4. The assembly of claim 3, wherein the width of the central portion of the belt guiding surface is approximately equal to twice the difference between the width of the belt and one-half of the width of the belt guiding surface.

5. The assembly of claim 3, wherein the central portion extends in opposite directions from a center point on the belt guiding surface, one half of the central portion being located on each side of the center point.

6. The assembly of claim 3, wherein the side portions of the belt guiding surface each have a curvature defined by an nth order polynomial of a selected reference point on the belt guiding surface.

7. The assembly of claim 3, wherein the entire central portion is equally spaced from the central axis, the distance between the central portion and the central axis being greater than the distance between the central axis and any point of the side portions.

8. The assembly of claim 3, wherein the width of the belt is greater than half the width of the belt guiding surface.

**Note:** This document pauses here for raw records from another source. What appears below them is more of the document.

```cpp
static bool use_8ph2(int dtype, int transA, int transB, int M, int N, int K, bool heavy_epi, bool big) {
    const int mode = gemm_policy(8);
    if (dtype != VALOR_DT_BF16 || gemm_variant() != 4 || mode == 0) return false;
    if ((K % 64) != 0 || K < 128 || M < 256 || N < 128) return false;
    if (transA && !transB) return false;
    if (mode == 1) return true;
    if (mode == 2) return !big;
    if (mode == 3) return big;
    (void)heavy_epi;
    if (transA) return false;
    if (!big) return true;
    const int64_t tiles256 = (int64_t)((M + 255) / 256) * ((N + 255) / 256);
    return K <= 1024 && (N >= 1536 || tiles256 < 1024);
}

static int gemm_family(int dtype, int transA, int transB, int M, int N, int K, bool heavy_epi) {
    if (dtype != VALOR_DT_BF16 || gemm_variant() == 0) return 0;
    if (gemm_variant() == 4 && !transA && !transB && M <= gemm_policy(11) && N >= 16 && gemm_skinny_chunks(K)) return 5;
    const bool big = use_8ph(dtype, transA, transB, M, N, K, heavy_epi);
    if (use_8ph2(dtype, transA, transB, M, N, K, heavy_epi, big)) return 4;
    if (big) return 3;
    return gemm_variant() == 2 ? 2 : 1;
}

extern "C" int valor_gemm_kernel_for(int dtype, int transA, int transB, int M, int N, int K, int heavy_epilogue) {
    return gemm_family(dtype, transA, transB, M, N, K, heavy_epilogue != 0);
}
struct TuningScope {
    const GemmTuning* prev;
    explicit TuningScope(const void* t) : prev(t_gemm_tuning) { if (t) t_gemm_tuning = (const GemmTuning*)t; }
    ~TuningScope() { t_gemm_tuning = prev; }
};
static_assert(sizeof(GemmTuning) == 17 * sizeof(int), "valor_gemm_policy layout (include/valor_hip.h)");
extern "C" int valor_gemm_kernel_for_tuned(const void* policy, int dtype, int transA, int transB, int M, int N, int K, int heavy_epilogue) {
    TuningScope scope(policy);
    return gemm_family(dtype, transA, transB, M, N, K, heavy_epilogue != 0);
}

template <int NSTAGE>
static void launch_gemm_glds(hipStream_t st, int transA, int transB, const GemmArgs& p, dim3 grid) {
    const size_t lds = NSTAGE * 32768;
#define VALOR_GLDS_LAUNCH1(TA_, TB_, F_, W_)                                                        \
    do {                                                                                            \
        static bool attr_set = false;                                                               \
        if (!attr_set) {                                                                            \
            hipFuncSetAttribute((const void*)gemm_glds_kernel<TA_, TB_, NSTAGE, F_, W_>,            \
                                hipFuncAttributeMaxDynamicSharedMemorySize, (int)lds);              \
            attr_set = true;                                                                        \
        }                                                                                           \
        hipLaunchKernelGGL((gemm_glds_kernel<TA_, TB_, NSTAGE, F_, W_>), grid, dim3(256), lds, st, p); \
    } while (0)
#define VALOR_GLDS_LAUNCH(TA_, TB_)                                                                 \
    do {                                                                                            \
        if constexpr (NSTAGE == 1) {                                                                \
            if (fused) VALOR_GLDS_LAUNCH1(TA_, TB_, true, 3);                                       \
            else VALOR_GLDS_LAUNCH1(TA_, TB_, false, 4);                                            \
        } else {                                                                                    \
            if (fused) VALOR_GLDS_LAUNCH1(TA_, TB_, true, 2);                                       \
            else VALOR_GLDS_LAUNCH1(TA_, TB_, false, 2);                                            \
        }                                                                                           \
    } while (0)
    const bool fused = p.kslices <= 1 && ((p.act & VALOR_ACT_MASK) != VALOR_ACT_NONE || p.preact || p.dact_aux);
    if (!transA && !transB) VALOR_GLDS_LAUNCH(false, false);
    else if (!transA && transB) VALOR_GLDS_LAUNCH(false, true);
    else if (transA && !transB) VALOR_GLDS_LAUNCH(true, false);
    else VALOR_GLDS_LAUNCH(true, true);
#undef VALOR_GLDS_LAUNCH
#undef VALOR_GLDS_LAUNCH1
}

template <typename T>
static int launch_gemm(hipStream_t st, int transA, int transB, GemmArgs p) {
    const int tiles = ((p.M + 127) / 128) * ((p.N + 127) / 128);
    dim3 grid(tiles, p.kslices > 1 ? p.kslices : 1);
    if (ElemTraits<T>::DT == VALOR_DT_BF16 && gemm_variant() > 0) {
        if (p.kslices > 1) grid = dim3(tiles * p.kslices, 1);
        const int fam = gemm_family(VALOR_DT_BF16, transA, transB, p.M, p.N, p.K, p.dact_aux != nullptr && !(p.act & VALOR_ACT_DERIV));
        if (fam == 4) launch_gemm_8ph2(st, transA, transB, p);
        else if (fam == 3) launch_gemm_8ph(st, transA, transB, p);
        else {
            p.st_mode = (gemm_policy(6) && !p.out_f32 && p.kslices <= 1 && p.K <= 1024 && (int64_t)p.M * p.N >= (4 << 20)) ? 1 : 0;
            if (gemm_variant() == 2) launch_gemm_glds<2>(st, transA, transB, p, grid);
            else launch_gemm_glds<1>(st, transA, transB, p, grid);
        }
        if (p.kslices > 1 && !p.defer_reduce)
            hipLaunchKernelGGL((gemm_splitk_reduce<T>), dim3(reduce_blocks(p)), dim3(256), 0, st, p);
        return valor_launch_status();
    }
    const size_t lds = 2 * 2 * 128 * TILE_ROW_BYTES;
#define VALOR_GEMM_LAUNCH(TA_, TB_)                                                               \
    do {                                                                                          \
        static bool attr_set = false;                                                             \
        if (!attr_set) {                                                                          \
            hipFuncSetAttribute((const void*)gemm_kernel<T, TA_, TB_>,                            \
                                hipFuncAttributeMaxDynamicSharedMemorySize, (int)lds);            \
            attr_set = true;                                                                      \
        }                                                                                         \
        hipLaunchKernelGGL((gemm_kernel<T, TA_, TB_>), grid, dim3(256), lds, st, p);              \
    } while (0)
    if (!transA && !transB) VALOR_GEMM_LAUNCH(false, false);
    else if (!transA && transB) VALOR_GEMM_LAUNCH(false, true);
    else if (transA && !transB) VALOR_GEMM_LAUNCH(true, false);
    else VALOR_GEMM_LAUNCH(true, true);
#undef VALOR_GEMM_LAUNCH
    if (p.kslices > 1 && !p.defer_reduce)
        hipLaunchKernelGGL((gemm_splitk_reduce<T>), dim3(reduce_blocks(p)), dim3(256), 0, st, p);
    return valor_launch_status();
}

struct PendingBlob { GemmArgs p; int dtype; int valid; };
static_assert(sizeof(PendingBlob) <= 256, "valor_gemm_pending is 256 bytes");

static int gemm_impl(void* stream, int dtype, int transA, int transB, int M, int N, int K,
                     const void* A, int64_t lda, const void* B, int64_t ldb, void* C, int64_t ldc,
                     const void* bias, int act, void* preact, const void* dact_aux, int64_t ldaux,
                     float alpha, int accumulate, int out_f32, void* workspace, int64_t workspace_bytes,
                     void* rowsum_out, int rowsum_accumulate, PendingBlob* pending);

extern "C" int valor_gemm(void* stream, int dtype, int transA, int transB, int M, int N, int K,
                          const void* A, int64_t lda, const void* B, int64_t ldb, void* C, int64_t ldc,
                          const void* bias, int act, void* preact, const void* dact_aux, int64_t ldaux,
                          float alpha, int accumulate, int out_f32, void* workspace, int64_t workspace_bytes,
                          void* rowsum_out, int rowsum_accumulate) {
    return gemm_impl(stream, dtype, transA, transB, M, N, K, A, lda, B, ldb, C, ldc, bias, act, preact, dact_aux, ldaux, alpha, accumulate,
                     out_f32, workspace, workspace_bytes, rowsum_out, rowsum_accumulate, nullptr);
}

extern "C" int valor_gemm_tuned(const void* policy, void* stream, int dtype, int transA, int transB, int M, int N, int K,
                                const void* A, int64_t lda, const void* B, int64_t ldb, void* C, int64_t ldc,
                                const void* bias, int act, void* preact, const void* dact_aux, int64_t ldaux,
                                float alpha, int accumulate, int out_f32, void* workspace, int64_t workspace_bytes,
                                void* rowsum_out, int rowsum_accumulate) {
    TuningScope scope(policy);
// ... 159 lines not shown
```

valor_amd/csrc/gemm_common.h:

```cpp
#pragma once
#include "mma.h"

struct GemmArgs {
    const void* A; const void* B; void* C;
    const void* bias;
    void* preact;
    const void* dact_aux;
    float* ws;
    int64_t lda, ldb, ldc, ldaux;
    int M, N, K;
    int act;
    int accumulate;
    int out_f32;
    int kslices;
    int ksteps_per_slice;
    float alpha;
    uint32_t bytesA, bytesB;
    void* rowsum_out;
    float* rowsum_ws;
    int rowsum_acc;
    int fast_epi;
    int raster_g;
    int st_mode;
    int ws_bf16;
// ... 131 lines not shown
    if (!vec8) {
        epilogue_store<T, FUSED>(p, m, n0, a0, b0);
        epilogue_store<T, FUSED>(p, m, n0 + 4, a1, b1);
        return;
    }
    const int64_t off = (int64_t)m * p.ldc + n0;
    f32x4_t v0, v1;
#pragma unroll
    for (int r = 0; r < 4; ++r) { v0[r] = a0[r] * p.alpha + b0[r]; v1[r] = a1[r] * p.alpha + b1[r]; }
    if constexpr (FUSED) {
        const int act = p.act & VALOR_ACT_MASK;
        const bool deriv = (p.act & VALOR_ACT_DERIV) != 0;
        f32x4_t q0 = v0, q1 = v1;
        if ((act != VALOR_ACT_NONE || (deriv && p.preact)) && !p.dact_aux) {
            float f[8] = {v0[0], v0[1], v0[2], v0[3], v1[0], v1[1], v1[2], v1[3]};
            if (p.preact && deriv) {
                float g[8];
                act_fwd_deriv_n<8>(act, f, g);
                q0 = (f32x4_t){g[0], g[1], g[2], g[3]};
                q1 = (f32x4_t){g[4], g[5], g[6], g[7]};
            } else {
                act_fwd_n<8>(act, f);
            }
            v0 = (f32x4_t){f[0], f[1], f[2], f[3]};
            v1 = (f32x4_t){f[4], f[5], f[6], f[7]};
        }
        if (p.preact) {
            u32x4_t q = {pack2_bf16(q0[0], q0[1]), pack2_bf16(q0[2], q0[3]), pack2_bf16(q1[0], q1[1]), pack2_bf16(q1[2], q1[3])};
            if constexpr (NTS < 0) store_out16(p.st_mode, (T*)p.preact + off, q);
            else store_out16<NTS != 0>((T*)p.preact + off, q);
        }
        if (p.dact_aux) {
            const T* a = (const T*)p.dact_aux + (int64_t)m * p.ldaux + n0;
            const f32x4_t u0 = load4<T>(a), u1 = load4<T>(a + 4);
            if (deriv) {
                v0 *= u0; v1 *= u1;
            } else {
                float f[8] = {v0[0], v0[1], v0[2], v0[3], v1[0], v1[1], v1[2], v1[3]};
                const float x[8] = {u0[0], u0[1], u0[2], u0[3], u1[0], u1[1], u1[2], u1[3]};
                act_bwd_mul_n<8>(act, f, x);
                v0 = (f32x4_t){f[0], f[1], f[2], f[3]};
                v1 = (f32x4_t){f[4], f[5], f[6], f[7]};
            }
        }
    }
    T* c = (T*)p.C + off;
    if (p.accumulate) { v0 += load4<T>(c); v1 += load4<T>(c + 4); }
    u32x4_t o = {pack2_bf16(v0[0], v0[1]), pack2_bf16(v0[2], v0[3]), pack2_bf16(v1[0], v1[1]), pack2_bf16(v1[2], v1[3])};
    if constexpr (NTS < 0) store_out16(p.st_mode, c, o);
    else store_out16<NTS != 0>(c, o);
}

void launch_gemm_8ph(hipStream_t st, int transA, int transB, const GemmArgs& p);
void launch_gemm_8ph2(hipStream_t st, int transA, int transB, const GemmArgs& p);
void launch_gemm_8w(hipStream_t st, const GemmArgs& p, int tiles, bool nts);
int gemm_skinny_chunks(int K);
int launch_gemm_skinny(hipStream_t st, const GemmArgs& p);
struct GemmTuning { int key[12]; int variant, tr_asm, fast_epilogue, sched_256, sched_narrow; };
extern thread_local const GemmTuning* t_gemm_tuning;
extern int g_gemm_policy_default[12];
static inline int gemm_policy(int k) {
    const GemmTuning* o = t_gemm_tuning;
    return (o && o->key[k] >= 0) ? o->key[k] : g_gemm_policy_default[k];
}
#define GEMM_KNOB(FIELD_, GLOBAL_) ((t_gemm_tuning && t_gemm_tuning->FIELD_ >= 0) ? t_gemm_tuning->FIELD_ : (GLOBAL_))
int gemm_tr_asm_now();
int gemm_fast_epilogue_now();
```

valor_amd/lib.py:

```python
import ctypes
import os

_HERE = os.path.dirname(os.path.abspath(__file__))
LIB_PATH = os.environ.get("VALOR_HIP_LIB") or os.path.join(_HERE, "libvalor_hip.so")

DT_BF16 = 0
DT_F32 = 1

ACT_NONE, ACT_GELU_ERF, ACT_QUICK_GELU, ACT_RELU, ACT_TANH = 0, 1, 2, 3, 4
ACT_DERIV = 16

_c = ctypes
_vp, _i, _i64, _u64, _f = _c.c_void_p, _c.c_int, _c.c_int64, _c.c_uint64, _c.c_float

class GemmPolicy(_c.Structure):
    _fields_ = [("key", _i * 12), ("variant", _i), ("tr_asm", _i), ("fast_epilogue", _i), ("sched_256", _i), ("sched_narrow", _i)]
    KEYS = dict(nt_min_k=0, splitk_bf16=1, min_tiles=2, nt_min_tiles=3, raster=4, store=5, nta=6, nn_min_k=7, narrow=8, mfma32=9, wide=10, skinny=11)

    @classmethod
    def make(cls, **kw):
        p = cls()
        for i in range(12):
            p.key[i] = -1
        p.variant = p.tr_asm = p.fast_epilogue = p.sched_256 = p.sched_narrow = -1
        for k, v in kw.items():
            if k in cls.KEYS:
                p.key[cls.KEYS[k]] = int(v)
            else:
                setattr(p, k, int(v))
        return p


class XattnSeg(_c.Structure):
    _fields_ = [("q", _vp), ("o", _vp), ("dout", _vp), ("dq", _vp), ("lse", _vp), ("kv_range", _vp),
                ("q_bs", _i64), ("q_rs", _i64), ("o_bs", _i64), ("o_rs", _i64), ("do_bs", _i64), ("do_rs", _i64), ("dq_bs", _i64), ("dq_rs", _i64),
                ("B", _i), ("Sq", _i), ("seed", _u64), ("offset", _u64)]


class RewardTables(_c.Structure):
    POINTERS = ("g_keys", "g_idf", "clip_ref_ptr", "ref_key_ptr", "ref_keys", "ref_vals", "ref_norm", "ref_bigrams", "ref_tokens",
                "clip_bleu_ptr", "bleu_keys", "bleu_cnt")
    _fields_ = [(k, _vp) for k in POINTERS] + [("ref_len", _c.c_double), ("n_global", _c.c_int32), ("n_clips", _c.c_int32)]


class CapevalTables(_c.Structure):
    POINTERS = RewardTables.POINTERS + ("ref_sym_ptr", "ref_syms")
    _fields_ = [(k, _vp) for k in POINTERS] + [("ref_len", _c.c_double), ("n_global", _c.c_int32), ("n_clips", _c.c_int32)]


class CapevalSummary(_c.Structure):
    _fields_ = [("value", _c.c_double * 6), ("total", _c.c_int64 * 10)]
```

9. A sheave for use in an elevator system, comprising:

a pulley body having a central axis and a drum-shaped belt guiding surface, the drum-shaped belt guiding surface including a surface profile extending axially along at least a portion of the belt guiding surface, the surface profile having a central portion, a first side portion extending away from opposing edges of the central portion toward corresponding edges of the pulley, and a second side portion extending away from the first side portion toward the corresponding edges of the pulley, the central portion having a width, the surface profile being arranged parallel to the central axis of the pulley across the width, the first side portion having a curved profile, the second side portion having a linear profile.

10. The sheave of claim 9, wherein the entire central portion is equally spaced from a central axis of the sheave.

11. The sheave of claim 9, wherein the first side portion has a surface profile defined by an nth order polynomial of distance from a selected reference point on the belt guiding surface.

12. The sheave of claim 11, wherein n is a number greater than 2.